- _WHAT IS NEEDED_:
Find the line with "mw, dl, seed_word, d_weak, d_strong, abort_flag, abort_gen, tf);" and the line with "const uint32_t nfullc" in the entries below; output exactly those two lines, every line between them, and no others.

- _THE INPUT_:
hipError_t launch_k1_clock(const uint8_t* d_data, int64_t n, uint32_t B, uint32_t dl, uint32_t seed_word,
                           int32_t* d_weak, uint8_t* d_strong, unsigned long long* d_clk, hipStream_t s) {
    if (B == 0 || B % 128 != 0 || n <= 0 || n % (64 * (int64_t)B) != 0 || dl > 16) return hipErrorInvalidValue;
    const uint32_t nchunks = (uint32_t)(n / B), waves = nchunks / 64;
    const size_t wave_lds = 64 * 9 * sizeof(uint4);
    hipLaunchKernelGGL(block_sums_pipe_clock_kernel, dim3(waves), dim3(64), 2 * wave_lds, s, d_data, B, dl, seed_word,
                       d_weak, d_strong, never_word(), -1, n, nchunks, d_clk);
    return hipGetLastError();
}
#ifndef RSH_K1_SHIFT_VGPR
#define RSH_K1_SHIFT_VGPR 256
#endif
template <int W>
__device__ __forceinline__ void shift_wave(const uint8_t* __restrict__ gdata, uint32_t a, uint32_t B, uint32_t dl,
                                           uint32_t seed, int32_t* __restrict__ weak_out,
                                           uint8_t* __restrict__ strong_out, const int* abort_flag, int abort_gen) {
    constexpr int ROW = 17;
    extern __shared__ __attribute__((aligned(16))) uint4 lds_all[];
    const int l = threadIdx.x;
    const uint32_t nst = B >> 7;
    const uint32_t Q = a >> 4, r = a & 3;
    const int wr0 = (l >> 3) * ROW + (l & 7);
// ... 203 lines not shown
        t_k1_taken = true;
    } else {
        hipLaunchKernelGGL(kernel, grid, block, lds, s, static_cast<KArgs>(args)...);
    }
}

#ifndef RSH_KBENCH
static
#endif
hipError_t launch_block_sums_variant(int variant, const uint8_t* d_data, int64_t n, uint32_t B, uint32_t nchunks,
                                     uint32_t dl, uint32_t seed_word, int32_t* d_weak, uint8_t* d_strong,
                                     hipStream_t s, const int* abort_flag, int abort_gen) {
    if (nchunks == 0) return hipSuccess;
    const uintptr_t addr = reinterpret_cast<uintptr_t>(d_data);
    const uint32_t nst = B >> 7;
#ifdef RSH_KBENCH
    if (variant == 1010) {
        if ((B % 128) != 0 || nst < 4 || nst > 1024 || n != (int64_t)nchunks * B || nchunks % 64 != 0 || (addr % 128) != 0)
            return hipErrorInvalidValue;
        hipLaunchKernelGGL(block_sums_pipe_weakv_kernel, dim3(nchunks / 64), dim3(64), 2 * 64 * 9 * sizeof(uint4), s,
                           d_data, B, dl, seed_word, d_weak, d_strong, abort_flag ? abort_flag : never_word(),
                           abort_flag ? abort_gen : -1);
        return hipGetLastError();
    }
#endif
    const bool coalesced = variant < 0 && abort_flag && (B % 128) == 0 && nst >= 4 && nst <= 1024;
    if (coalesced && (addr % 128) != 0 && opt(OPT_K1_SHIFT) != 0) {
        hipDeviceptr_t lo = nullptr;
        size_t size = 0;
        const uint32_t a = (uint32_t)(addr % 128);
        if (hipMemGetAddressRange(&lo, &size, reinterpret_cast<hipDeviceptr_t>(const_cast<uint8_t*>(d_data))) ==
// ... 29 lines not shown
                    default:
                        k1_launch(block_sums_shift_kernel<3>, grid, dim3(64), (uint32_t)lb, s, d_data, n, a, B, nchunks,
                                  mw, dl, seed_word, d_weak, d_strong, abort_flag, abort_gen, tf);
                }
                return hipGetLastError();
            }
        }
    }
    const uint32_t waves = (uint32_t)std::min<int64_t>(n / B, nchunks) / 64;
    if (coalesced && waves > 0 && ((addr % 16) == 0 || opt(OPT_K1_UNALIGNED) != 0)) {
        const uint32_t nfullc = (uint32_t)std::min<int64_t>(n / B, nchunks);
        const size_t wave_lds = 64 * 9 * sizeof(uint4);
        const uint32_t tail_waves = (nchunks - 64 * waves + 63) / 64;
        const uint32_t tail_full = nfullc - 64 * waves, tail_short = nchunks - nfullc;
        const uint32_t gwaves = (tail_full + 63) / 64 + (tail_short + 63) / 64;
        if (tail_full > 0 && tail_gather_on() && (gwaves == tail_waves || waves + gwaves <= 2 * 4 * kCUs)) {
            k1_launch(block_sums_pipe_tailg_kernel, dim3(waves + gwaves), dim3(64), (uint32_t)(2 * wave_lds), s, d_data,
                      B, dl, seed_word, d_weak, d_strong, abort_flag, abort_gen, n, nchunks, waves, tail_full);
            return hipGetLastError();
        }
        k1_launch(block_sums_pipe_kernel<false>, dim3(waves + tail_waves), dim3(64), (uint32_t)(2 * wave_lds), s,
                  d_data, B, dl, seed_word, d_weak, d_strong, abort_flag, abort_gen, nullptr, n, nchunks, waves);
        return hipGetLastError();
    }
    const dim3 block(64);
    const dim3 grid((nchunks + 63) / 64);
    if ((B % 16) == 0 && (addr % 16) == 0) {
        hipLaunchKernelGGL((block_sums_kernel<16, 4, true>), grid, block, 0, s, d_data, n, B, nchunks, dl, seed_word,
                           d_weak, d_strong, 0u);
    } else if ((B % 4) == 0 && (addr % 4) == 0) {
        hipLaunchKernelGGL((block_sums_kernel<4, 2>), grid, block, 0, s, d_data, n, B, nchunks, dl, seed_word, d_weak,
                           d_strong, 0u);
    } else {
        hipLaunchKernelGGL((block_sums_kernel<0, 4, false>), grid, block, 0, s, d_data, n, B, nchunks, dl, seed_word,
                           d_weak, d_strong, 0u);
    }
    return hipGetLastError();
// ... 102 lines not shown
}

- _EXERCISE RESPONSE_:
                                  mw, dl, seed_word, d_weak, d_strong, abort_flag, abort_gen, tf);
                }
                return hipGetLastError();
            }
        }
    }
    const uint32_t waves = (uint32_t)std::min<int64_t>(n / B, nchunks) / 64;
    if (coalesced && waves > 0 && ((addr % 16) == 0 || opt(OPT_K1_UNALIGNED) != 0)) {
        const uint32_t nfullc = (uint32_t)std::min<int64_t>(n / B, nchunks);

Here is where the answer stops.